8. SyncPlayer: An Advanced Audio Player
In the previous chapters, we have discussed various MIR techniques and algorithms for automatically generating annotations and linking structures of interrelated music data. The generated data can be used to support inter- and intradocument browsing and retrieval in complex and inhomogeneous music collections, thus allowing users to discover and explore music in an intuitive and multimodal way. To demonstrate the potentials of our MIR techniques, we have developed the SyncPlayer system [114], which is a client-server based advanced audio player. The SyncPlayer integrates novel functionalities for multimodal presentation of audio as well as symbolic data and comprises a search engine for lyrics and other metadata. In Sect. 8.1, we give an overview of the SyncPlayer system, which consists of a server as well as a client component. The server component, as will be described in Sect. 8.2, includes functionalities such as audio identification, data retrieval, and data delivery. In contrast, the client component constitutes the user front end of the system and provides the user interfaces for the services offered by the server (Sect. 8.3). A discussion of related work and possible extensions of our system can be found in Sect. 8.4. A demo version of the SyncPlayer is available at [199].
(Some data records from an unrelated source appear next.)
__global__ void __launch_bounds__(512) conv_fwd_halo4_kernel(HaloFwdArgs a) {
    constexpr int kRing = 8;
    extern __shared__ __attribute__((aligned(16))) float halo[];
    lds_float* const hl = (lds_float*)halo;
    const int n = blockIdx.x, co0 = blockIdx.y * 64;
    const int cpw = a.Cin / a.csplit, cb = blockIdx.z * cpw;
    const int tid = threadIdx.x, lane = tid & 63;
    const int wave = __builtin_amdgcn_readfirstlane(tid >> 6);
    const int kh = wave >> 2, wm = (wave >> 1) & 1, wn = wave & 1, r = lane & 31, kpar = lane >> 5;
    const int p = wn * 32 + r, od = p >> 4, oh = (p >> 2) & 3, ow = p & 3;
    const int lanebase = 2 * od * k4PLANE + 2 * oh * k4ROW + kpar * k4HALF + ow;

    f32x16 acc;
#pragma unroll
    for (int q = 0; q < 16; ++q) acc[q] = 0.f;

    for (int e = tid; e < 2 * k4BUF; e += 512) hl[e] = 0.f;

    const lds_float* bb[2][4][4];
#pragma unroll
    for (int b = 0; b < 2; ++b)
#pragma unroll
        for (int c = 0; c < 4; ++c)
#pragma unroll
            for (int kd = 0; kd < 4; ++kd) {
                bb[b][c][kd] = hl + b * k4BUF + (kh * 4 + c) * k4CH + kd * k4PLANE + lanebase;
                pin_vgpr(bb[b][c][kd]);
            }
    const int G = a.Cin * 8;
    const __amdgpu_buffer_rsrc_t wres = make_rsrc(a.wp + ((long)(co0 / 32 + wm) * G) * 64);
    const unsigned wvoff = lane * 16;

    const int I3 = 512;
    const __amdgpu_buffer_rsrc_t xres = make_rsrc(a.x + ((long)n * a.g.Cx + cb) * I3);
    unsigned xvoff = tid * 4;
    lds_float* sdst = hl + ((tid >> 6) + 1) * k4PLANE + (((tid >> 3) & 7) + 1) * k4ROW + (((tid & 7) + 1) & 1) * k4HALF +
                      (((tid & 7) + 1) >> 1);
    pin_vgpr(xvoff);
    pin_vgpr(sdst);
    float fv[k4CC];
    __syncthreads();
#pragma unroll
    for (int c = 0; c < k4CC; ++c) fv[c] = buf_load(xres, xvoff, c * (I3 * 4));
    const int nstage = cpw / k4CC, nq = nstage * 32, s0 = cb / k4CC;
    auto group_of = [&](int q) {
        q = q < nq ? q : nq - 1;
        return ((q >> 5) + s0) * 64 + kh * 32 + (q & 31);
    };
    float4 aring[kRing];
#pragma unroll
    for (int u = 0; u < kRing; ++u) aring[u] = buf_load4(wres, wvoff, (unsigned)group_of(u) * 1024u);
#pragma unroll
    for (int c = 0; c < k4CC; ++c) sdst[c * k4CH] = fv[c];
    __syncthreads();

    int qbase = kRing;
    auto stage = [&](auto tag, int s) {
        constexpr int CUR = decltype(tag)::value, NXT = CUR ^ 1;
        int cnext = (s + 1) * k4CC;
        cnext = cnext > cpw - k4CC ? cpw - k4CC : cnext;
        const unsigned xs = (unsigned)cnext * (I3 * 4);
        float bq[4];
        {
            const lds_float* hb = bb[CUR][0][0];
            bq[0] = hb[0];
            bq[1] = hb[1];
            bq[2] = hb[k4ROW];
            bq[3] = hb[k4ROW + 1];
        }
        __builtin_amdgcn_sched_barrier(0);
#pragma unroll
        for (int ci = 0; ci < 4; ++ci) {
#pragma unroll
            for (int j = 0; j < 8; ++j) {
                const int gidx = ci * 8 + j;
                const float4 a_cur = aring[gidx % kRing];
                aring[gidx % kRing] = buf_load4(wres, wvoff, (unsigned)group_of(qbase + gidx) * 1024u);
#pragma unroll
                for (int c = 0; c < k4CC; ++c) {
                    if (2 * c + 8 == gidx) sdst[NXT * k4BUF + c * k4CH] = fv[c];
                    if (2 * c == gidx) fv[c] = buf_load(xres, xvoff, xs + c * (I3 * 4));
                }
                float b[4];
#pragma unroll
                for (int k = 0; k < 4; ++k) b[k] = bq[k];
                if (gidx + 1 < 32) {
                    const int jn = (j + 1) & 7, cin = ci + ((j + 1) >> 3);
                    const lds_float* hb = bb[CUR][cin][jn >> 1] + (2 * (jn & 1)) * k4ROW;
                    bq[0] = hb[0];
                    bq[1] = hb[1];
                    bq[2] = hb[k4ROW];
                    bq[3] = hb[k4ROW + 1];
                }
                __builtin_amdgcn_sched_barrier(0);
                acc = __builtin_amdgcn_mfma_f32_32x32x2f32(a_cur.x, b[0], acc, 0, 0, 0);
                acc = __builtin_amdgcn_mfma_f32_32x32x2f32(a_cur.y, b[1], acc, 0, 0, 0);
                acc = __builtin_amdgcn_mfma_f32_32x32x2f32(a_cur.z, b[2], acc, 0, 0, 0);
                acc = __builtin_amdgcn_mfma_f32_32x32x2f32(a_cur.w, b[3], acc, 0, 0, 0);
                __builtin_amdgcn_sched_barrier(0);
            }
        }
        qbase += 32;
        __syncthreads();
    };
    for (int s = 0; s + 1 < nstage; s += 2) {
        stage(IntTag<0>(), s);
        stage(IntTag<1>(), s + 1);
    }
    if (nstage & 1) stage(IntTag<0>(), nstage - 1);

    float* red = halo + ((wave & 3) * 16) * 64;
    if (kh == 1) {
#pragma unroll
        for (int q = 0; q < 16; ++q) red[q * 64 + lane] = acc[q];
    }
    __syncthreads();
    if (kh == 1) return;
    if (a.csplit > 1) {
        float* po = a.partial + (long)blockIdx.z * a.Cout * a.npos + (long)n * 64 + p;
#pragma unroll
        for (int q = 0; q < 16; ++q) {
            const int co = co0 + wm * 32 + (q & 3) + 8 * (q >> 2) + 4 * kpar;
            if (co < a.Cout) po[(long)co * a.npos] = acc[q] + red[q * 64 + lane];
        }
        return;
    }
    float* yo = a.y + (long)n * a.Cout * 64 + p;
#pragma unroll
    for (int q = 0; q < 16; ++q) {
        const int co = co0 + wm * 32 + (q & 3) + 8 * (q >> 2) + 4 * kpar;
        if (co < a.Cout) {
            const float bv = a.bias ? a.bias[co] : 0.f;
            yo[(long)co * 64] = sg_apply_act(acc[q] + red[q * 64 + lane] + bv, a.act, a.slope);
        }
    }
}

size_t halo_fwd_workspace_bytes(int Cin, int Cout) { return (size_t)((Cout + 127) / 128) * 128 * Cin * 64 * sizeof(float); }
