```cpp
template <int EPI, bool FULL, int IC>
__device__ __forceinline__ void g256_store_bf16(const vf_igemm_args& p, const f32x16 (&acc)[IC][2], int m_tile0, int n_tile0, int wrow0,
                                                int wave_n, int half, int l31) {
    __bf16* __restrict__ O = reinterpret_cast<__bf16*>(p.out);
    const int odd = l31 & 1;
#pragma unroll
    for (int j = 0; j < 2; ++j) {
        const int n = n_tile0 + wave_n * 64 + j * 32 + l31;
        const float bias = p.bias ? p.bias[n] : 0.f;
#pragma unroll
        for (int i = 0; i < IC; ++i) {
            const int m0 = m_tile0 + wrow0 + i * 32 + 4 * half;
            float t[16];
            if (EPI == 2 || EPI == 4) {
                const bool u16 = p.reserved0 & 4;
                const unsigned esz = u16 ? 2u : 4u;
                const __amdgpu_buffer_rsrc_t u_rs = __builtin_amdgcn_make_buffer_rsrc(
                    const_cast<unsigned char*>(reinterpret_cast<const unsigned char*>(p.res) + (size_t)m_tile0 * p.ldr * esz), 0,
                    (int)min((long long)0x7fffffff, (long long)(p.M - m_tile0) * p.ldr * esz), 0x00020000);
                float uu[16];
                if (u16) {
                    const unsigned voff = ((unsigned)(m0 - m_tile0) * (unsigned)p.ldr + (unsigned)(n - odd)) * 2u;
                    unsigned w[8];
#pragma unroll
                    for (int r = 0; r < 16; r += 2) {
                        const int row = ((r + odd) & 3) + 8 * ((r + odd) >> 2);
                        w[r >> 1] = __builtin_amdgcn_raw_buffer_load_b32(u_rs, voff + (unsigned)row * (unsigned)p.ldr * 2u, 0, 0);
                    }
#pragma unroll
                    for (int r = 0; r < 16; r += 2) {
                        const unsigned mine = w[r >> 1];
                        const unsigned give = odd ? (mine << 16) : (mine & 0xffff0000u);
                        const unsigned got = vf_lane_xor1(give);
                        uu[r] = __builtin_bit_cast(float, odd ? got : (mine << 16));
                        uu[r + 1] = __builtin_bit_cast(float, odd ? (mine & 0xffff0000u) : got);
                    }
                } else {
                    const unsigned voff = ((unsigned)(m0 - m_tile0) * (unsigned)p.ldr + (unsigned)n) * 4u;
#pragma unroll
                    for (int r = 0; r < 16; ++r) {
                        const unsigned soff = (unsigned)((r & 3) + 8 * (r >> 2)) * (unsigned)p.ldr * 4u;
                        uu[r] = __builtin_bit_cast(float, __builtin_amdgcn_raw_buffer_load_b32(u_rs, voff, soff, 0));
                    }
                }
                __builtin_amdgcn_sched_barrier(0);
#pragma unroll
                for (int q = 0; q < 4; ++q) {
#pragma unroll
                    for (int e = 0; e < 4; ++e)
                        t[4 * q + e] = __fmul_rn(__fadd_rn(acc[i][j][4 * q + e], bias), EPI == 4 ? uu[4 * q + e] : vf_gelu_grad_fast(uu[4 * q + e]));
                    __builtin_amdgcn_sched_barrier(0);
                }
            } else {
#pragma unroll
                for (int r = 0; r < 16; ++r) {
                    t[r] = acc[i][j][r] + bias;
                    if (EPI == 1) t[r] = vf_gelu_erf_fast(t[r]);
                }
            }
            float gq[EPI == 5 ? 16 : 1];
            if (EPI == 5) {
#pragma unroll
                for (int r = 0; r < 16; ++r) { float f, g; vf_gelu_and_grad_fast(t[r], f, g); t[r] = f; gq[r] = g; }
            }
#pragma unroll
            for (int pass = 0; pass < ((EPI == 3 || EPI == 5) ? 2 : 1); ++pass) {
                __bf16* __restrict__ dst = pass == 0 ? O : reinterpret_cast<__bf16*>(p.out_aux);
                if (EPI == 3 && pass == 1) {
                    __builtin_amdgcn_sched_barrier(0);
#pragma unroll
                    for (int r = 0; r < 16; ++r) t[r] = vf_gelu_erf_fast(t[r]);
                }
#pragma unroll
                for (int r = 0; r < 16; r += 2) {
                    const float lo = (EPI == 5 && pass == 0) ? gq[r] : t[r], hi = (EPI == 5 && pass == 0) ? gq[r + 1] : t[r + 1];
                    const float give = odd ? lo : hi;
                    const float got = vf_lane_xor1(give);
                    const int m = m0 + ((r + odd) & 3) + 8 * ((r + odd) >> 2);
                    bf16x2_t v;
                    v[0] = (__bf16)(odd ? got : lo);
                    v[1] = (__bf16)(odd ? hi : got);
                    if (FULL || m < p.M) *reinterpret_cast<bf16x2_t*>(dst + (size_t)m * p.ldc + (n - odd)) = v;
                }
            }
        }
    }
}

template <bool O16, bool DROP, int IC>
__device__ __forceinline__ void g256_tile(const vf_igemm_args& p, unsigned char* smem_b, int m_tile0, int nblk, int tid) {
    constexpr int TROWS = 2 * IC * 32;
    const int lane = tid & 63;
    const int wave = __builtin_amdgcn_readfirstlane(tid >> 6);
    const int wave_m = wave >> 2, wave_n = wave & 3;
    const int half = lane >> 5, l31 = lane & 31;
    const int wrow0 = wave_m * (IC * 32);
    const int n_tile0 = nblk * GN;
    const int nstages = p.Cin / GK;

    const bool a_mover = wave * 32 < TROWS;
    const __amdgpu_buffer_rsrc_t a_rsrc = __builtin_amdgcn_make_buffer_rsrc(const_cast<float*>(p.x), 0, 0x7fffffff, 0x00020000);
    const __amdgpu_buffer_rsrc_t w_rsrc = __builtin_amdgcn_make_buffer_rsrc(const_cast<float*>(p.w_packed), 0, 0x7fffffff, 0x00020000);
    unsigned avoff[4];
#pragma unroll
    for (int q = 0; q < 4; ++q) {
        const int r = wave * 32 + q * 8 + (lane >> 3);
        const int c = (lane & 7) ^ ((r >> 1) & 7);
        int m = m_tile0 + r;
        m = m < p.M ? m : p.M - 1;
        avoff[q] = (unsigned)(((size_t)m * p.lda) * 2 + c * 16);
    }
    const unsigned wvoff = (unsigned)((size_t)nblk * GB_BYTES + wave * 4096 + lane * 16);
    const size_t w_stage_stride = (size_t)(p.Cout / 128) * (GK * 128 * 2);
    auto issue = [&](int s) {
        unsigned char* dst = smem_b + (s & 1) * GSTAGE;
        if (IC == 4 || a_mover) {
#pragma unroll
            for (int q = 0; q < 4; ++q) bufds16(a_rsrc, dst + (wave * 32 + q * 8) * 128, avoff[q], (unsigned)(s * (GK * 2)));
        }
#pragma unroll
        for (int q = 0; q < 4; ++q) bufds16(w_rsrc, dst + GA_BYTES + wave * 4096 + q * 1024, wvoff + q * 1024, (unsigned)((size_t)s * w_stage_stride));
    };

    const unsigned a_row_off = (unsigned)((wrow0 + l31) * 128);
    const unsigned a_swz = (unsigned)((l31 >> 1) & 7);
    unsigned a_off[4];
#pragma unroll
    for (int ks = 0; ks < 4; ++ks) a_off[ks] = a_row_off + ((((unsigned)(ks * 2 + half)) ^ a_swz) << 4);
    const unsigned b_off = (unsigned)(GA_BYTES + (wave_n >> 1) * (GK * 128 * 2) + ((half * 128) + (wave_n & 1) * 64 + l31) * 16);

    f32x16 acc[IC][2];
#pragma unroll
    for (int i = 0; i < IC; ++i)
#pragma unroll
        for (int j = 0; j < 2; ++j)
#pragma unroll
            for (int r = 0; r < 16; ++r) acc[i][j][r] = 0.f;

    issue(0);
    for (int s = 0; s < nstages; ++s) {
        asm volatile("s_waitcnt vmcnt(0) lgkmcnt(0)" ::: "memory");
        __builtin_amdgcn_s_barrier();
        if (s + 1 < nstages) issue(s + 1);
        const unsigned char* buf = smem_b + (s & 1) * GSTAGE;
        bf16x8 a[2][IC], b[2][2];
        auto frags = [&](int ks, bf16x8 (&af)[IC], bf16x8 (&bf)[2]) {
#pragma unroll
            for (int j = 0; j < 2; ++j) bf[j] = *reinterpret_cast<const bf16x8*>(buf + b_off + (ks * 2 * 128 + j * 32) * 16);
#pragma unroll
            for (int i = 0; i < IC; ++i) af[i] = *reinterpret_cast<const bf16x8*>(buf + a_off[ks] + i * (32 * 128));
        };
        frags(0, a[0], b[0]);
#pragma unroll
        for (int ks = 0; ks < 4; ++ks) {
            if (ks < 3) frags(ks + 1, a[(ks + 1) & 1], b[(ks + 1) & 1]);
            __builtin_amdgcn_sched_barrier(0);
#pragma unroll
            for (int i = 0; i < IC; ++i)
#pragma unroll
                for (int j = 0; j < 2; ++j)
                    acc[i][j] = __builtin_amdgcn_mfma_f32_32x32x16_bf16(a[ks & 1][i], b[ks & 1][j], acc[i][j], 0, 0, 0);
            __builtin_amdgcn_sched_barrier(0);
        }
    }

    const bool full = m_tile0 + TROWS <= p.M;
    const bool gelu = p.epilogue == VF_EPI_GELU_ERF;
    if (O16) {
        const bool gbwd = p.epilogue == VF_EPI_GELU_BWD;
        const bool dual16 = p.epilogue == VF_EPI_GELU_DUAL;
        const bool deriv = p.reserved0 & 8;
        if (dual16 && deriv) {
            if (full) g256_store_bf16<5, true, IC>(p, acc, m_tile0, n_tile0, wrow0, wave_n, half, l31);
            else g256_store_bf16<5, false, IC>(p, acc, m_tile0, n_tile0, wrow0, wave_n, half, l31);
        } else if (gbwd && deriv) {
            if (full) g256_store_bf16<4, true, IC>(p, acc, m_tile0, n_tile0, wrow0, wave_n, half, l31);
            else g256_store_bf16<4, false, IC>(p, acc, m_tile0, n_tile0, wrow0, wave_n, half, l31);
        } else if (dual16) {
            if (full) g256_store_bf16<3, true, IC>(p, acc, m_tile0, n_tile0, wrow0, wave_n, half, l31);
            else g256_store_bf16<3, false, IC>(p, acc, m_tile0, n_tile0, wrow0, wave_n, half, l31);
        } else if (full) {
            if (gbwd) g256_store_bf16<2, true, IC>(p, acc, m_tile0, n_tile0, wrow0, wave_n, half, l31);
            else if (gelu) g256_store_bf16<1, true, IC>(p, acc, m_tile0, n_tile0, wrow0, wave_n, half, l31);
            else g256_store_bf16<0, true, IC>(p, acc, m_tile0, n_tile0, wrow0, wave_n, half, l31);
        } else {
            if (gbwd) g256_store_bf16<2, false, IC>(p, acc, m_tile0, n_tile0, wrow0, wave_n, half, l31);
            else if (gelu) g256_store_bf16<1, false, IC>(p, acc, m_tile0, n_tile0, wrow0, wave_n, half, l31);
            else g256_store_bf16<0, false, IC>(p, acc, m_tile0, n_tile0, wrow0, wave_n, half, l31);
        }
    } else {
        g256_store_f32<DROP, IC>(p, acc, m_tile0, n_tile0, wrow0, wave_n, half, l31, full, gelu);
    }
}

__device__ __forceinline__ void g256_panel_order(unsigned lbid, int mt, int nb, int& mtile, int& nblk) {
    constexpr int PANEL = 4;
    const int sn = nb <= PANEL ? nb : nb % PANEL == 0 ? PANEL : nb % 3 == 0 ? 3 : nb % 2 == 0 ? 2 : 1;
    const int per_panel = mt * sn;
    const int panel = (int)(lbid / (unsigned)per_panel);
    const int in_panel = (int)(lbid - (unsigned)panel * per_panel);
    nblk = panel * sn + in_panel % sn;
    mtile = in_panel / sn;
}

template <bool O16, bool DROP = false, bool TAIL = false>
__global__ __launch_bounds__(512, 1) void gemm_bf16_g256_kernel(vf_igemm_args p, int f_rows, int h_rows, int tail_ic) {
    extern __shared__ __attribute__((aligned(16))) unsigned char smem_b[];
    const int tid = threadIdx.x;
    const int nb = p.Cout / GN;
    int mtile, nblk;
    if constexpr (!TAIL) {
        g256_panel_order(vf_xcd_bid(), (p.M + GM - 1) / GM, nb, mtile, nblk);
        g256_tile<O16, DROP, 4>(p, smem_b, mtile * GM, nblk, tid);
    } else {
        const unsigned F = (unsigned)(f_rows * nb), tot = gridDim.x;
        const unsigned x = blockIdx.x & 7u, i = blockIdx.x >> 3;
        const unsigned nF = F / 8u + (x < (F & 7u) ? 1u : 0u);
        const unsigned baseF = x * (F / 8u) + (x < (F & 7u) ? x : (F & 7u));
        if (i < nF) {
            g256_panel_order(baseF + i, f_rows, nb, mtile, nblk);
            g256_tile<O16, DROP, 4>(p, smem_b, mtile * GM, nblk, tid);
            return;
        }
        const unsigned baseT = x * (tot / 8u) + (x < (tot & 7u) ? x : (tot & 7u));
        g256_panel_order(baseT - baseF + (i - nF), h_rows, nb, mtile, nblk);
        const int m_tile0 = f_rows * GM + mtile * (tail_ic * 64);
        if (tail_ic == 3) g256_tile<O16, DROP, 3>(p, smem_b, m_tile0, nblk, tid);
        else g256_tile<O16, DROP, 2>(p, smem_b, m_tile0, nblk, tid);
    }
}

}

struct G256Tail { int f_rows, h_rows, ic; };
static G256Tail g256_tail_policy(int M, int nb) {
    const int mt = (M + GM - 1) / GM;
    const long long ntiles = (long long)mt * nb;
    constexpr int CUS = 256;
    G256Tail none{0, 0, 0};
    if (ntiles <= CUS || !vf_selected(VF_SEL_GEMM_TAIL)) return none;
    const int last = (int)(ntiles % CUS);
    if (last == 0 || last > (CUS * 3) / 4 - 8 || last < 16) return none;
    const int f_rows = (int)((ntiles / CUS) * CUS / nb);
    if (f_rows <= 0 || f_rows >= mt) return none;
    const int rem_blocks = (M - f_rows * GM + 31) / 32;
    for (int ic = 2; ic <= 3; ++ic) {
        const int h_rows = (rem_blocks + 2 * ic - 1) / (2 * ic);
        if ((long long)h_rows * nb <= CUS) return G256Tail{f_rows, h_rows, ic};
    }
    return none;
}

int vf_gemm_bf16_g256_launch(const vf_igemm_args& a, hipStream_t stream) {
    const bool a16 = a.reserved0 & 1, o16 = a.reserved0 & 2;
    if (!a16 || a.batch > 1 || a.Cout % GN != 0 || a.Cin % GK != 0 || a.M < GM || (a.lda & 7)) return VF_ERR_UNSUPPORTED;
    if (o16 && ((a.res && a.epilogue != VF_EPI_GELU_BWD) || (a.ldc & 1))) return VF_ERR_UNSUPPORTED;
    if (a.epilogue == VF_EPI_GELU_BWD && !(o16 && a.res)) return VF_ERR_UNSUPPORTED;
    if (a.epilogue == VF_EPI_GELU_DUAL && (a.res || !a.out_aux || (a.ldc & 1))) return VF_ERR_UNSUPPORTED;
    if ((a.reserved0 & 4) && a.epilogue != VF_EPI_GELU_BWD) return VF_ERR_BAD_ARG;
    if (a.reserved0 & 8) {
        if (a.epilogue == VF_EPI_GELU_BWD ? !(a.reserved0 & 4) : !(a.epilogue == VF_EPI_GELU_DUAL && o16)) return VF_ERR_BAD_ARG;
    }
    if (a.res && a.epilogue == VF_EPI_GELU_ERF) return VF_ERR_UNSUPPORTED;
    if (a.drop_rate != 0.f && (!(a.drop_rate > 0.f && a.drop_rate < 1.f) || o16 || a.epilogue != VF_EPI_NONE || a.drop_row0 < 0 || (a.drop_row0 & 3) ||
                               (((unsigned long long)a.M + (unsigned long long)a.drop_row0 + 3) / 4) * (unsigned long long)a.Cout >= (1ull << 32)))
        return VF_ERR_UNSUPPORTED;
    if ((size_t)a.M * a.lda * 2 >= (1ull << 31) || (size_t)a.Cin * a.Cout * 2 >= (1ull << 31)) return VF_ERR_UNSUPPORTED;
    const int mt = (a.M + GM - 1) / GM, nb = a.Cout / GN;
    const G256Tail t = g256_tail_policy(a.M, nb);
    const dim3 g((unsigned)(t.f_rows ? (t.f_rows + t.h_rows) * nb : mt * nb));
    auto launch = [&](auto kernel, unsigned long long* devs) -> int {
        if (vf_attr_needed(devs)) {
            const hipError_t e = hipFuncSetAttribute(reinterpret_cast<const void*>(kernel), hipFuncAttributeMaxDynamicSharedMemorySize, 2 * GSTAGE);
            if (e != hipSuccess) return (int)e;
            vf_attr_done(devs);
        }
        hipLaunchKernelGGL(kernel, g, dim3(512), (size_t)2 * GSTAGE, stream, a, t.f_rows, t.h_rows, t.ic);
        return vf_last_status();
    };
    static unsigned long long d0 = 0, d1 = 0, d2 = 0, d3 = 0, d4 = 0, d5 = 0;
    const bool drop = a.drop_rate > 0.f;
    if (t.f_rows) {
        if (o16) return launch(gemm_bf16_g256_kernel<true, false, true>, &d3);
        return drop ? launch(gemm_bf16_g256_kernel<false, true, true>, &d5) : launch(gemm_bf16_g256_kernel<false, false, true>, &d4);
    }
    if (o16) return launch(gemm_bf16_g256_kernel<true, false, false>, &d0);
    return drop ? launch(gemm_bf16_g256_kernel<false, true, false>, &d2) : launch(gemm_bf16_g256_kernel<false, false, false>, &d1);
}
```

Analysis and Retrieval Techniques for Motion Data

Frontmatter
9. Fundamentals on Motion Capture Data
The second part of this monograph deals with content-based analysis and retrieval of 3D motion capture data as used in computer graphics for animating virtual human characters. In this chapter, we provide the reader with some fundamental facts on motion representations. We start with a short introduction on motion capturing and introduce a mathematical model for the motion data as used throughout the subsequent chapters (Sect. 9.1).We continue with a detailed discussion of general similarity aspects that are crucial in view of motion comparison and retrieval (Sect. 9.2). Then, in Sect. 9.3, we formally introduce the concept of kinematic chains, which are generally used to model flexibly linked rigid bodies such as robot arms or human skeletons. Kinematic chains are parameterized by joint angles, which in turn can be represented in various ways. In Sect. 9.4, we describe and compare three important angle representations based on rotation matrices, Euler angles, and quaternions. Each of these representations has its strengths and weaknesses depending on the respective analysis or synthesis application.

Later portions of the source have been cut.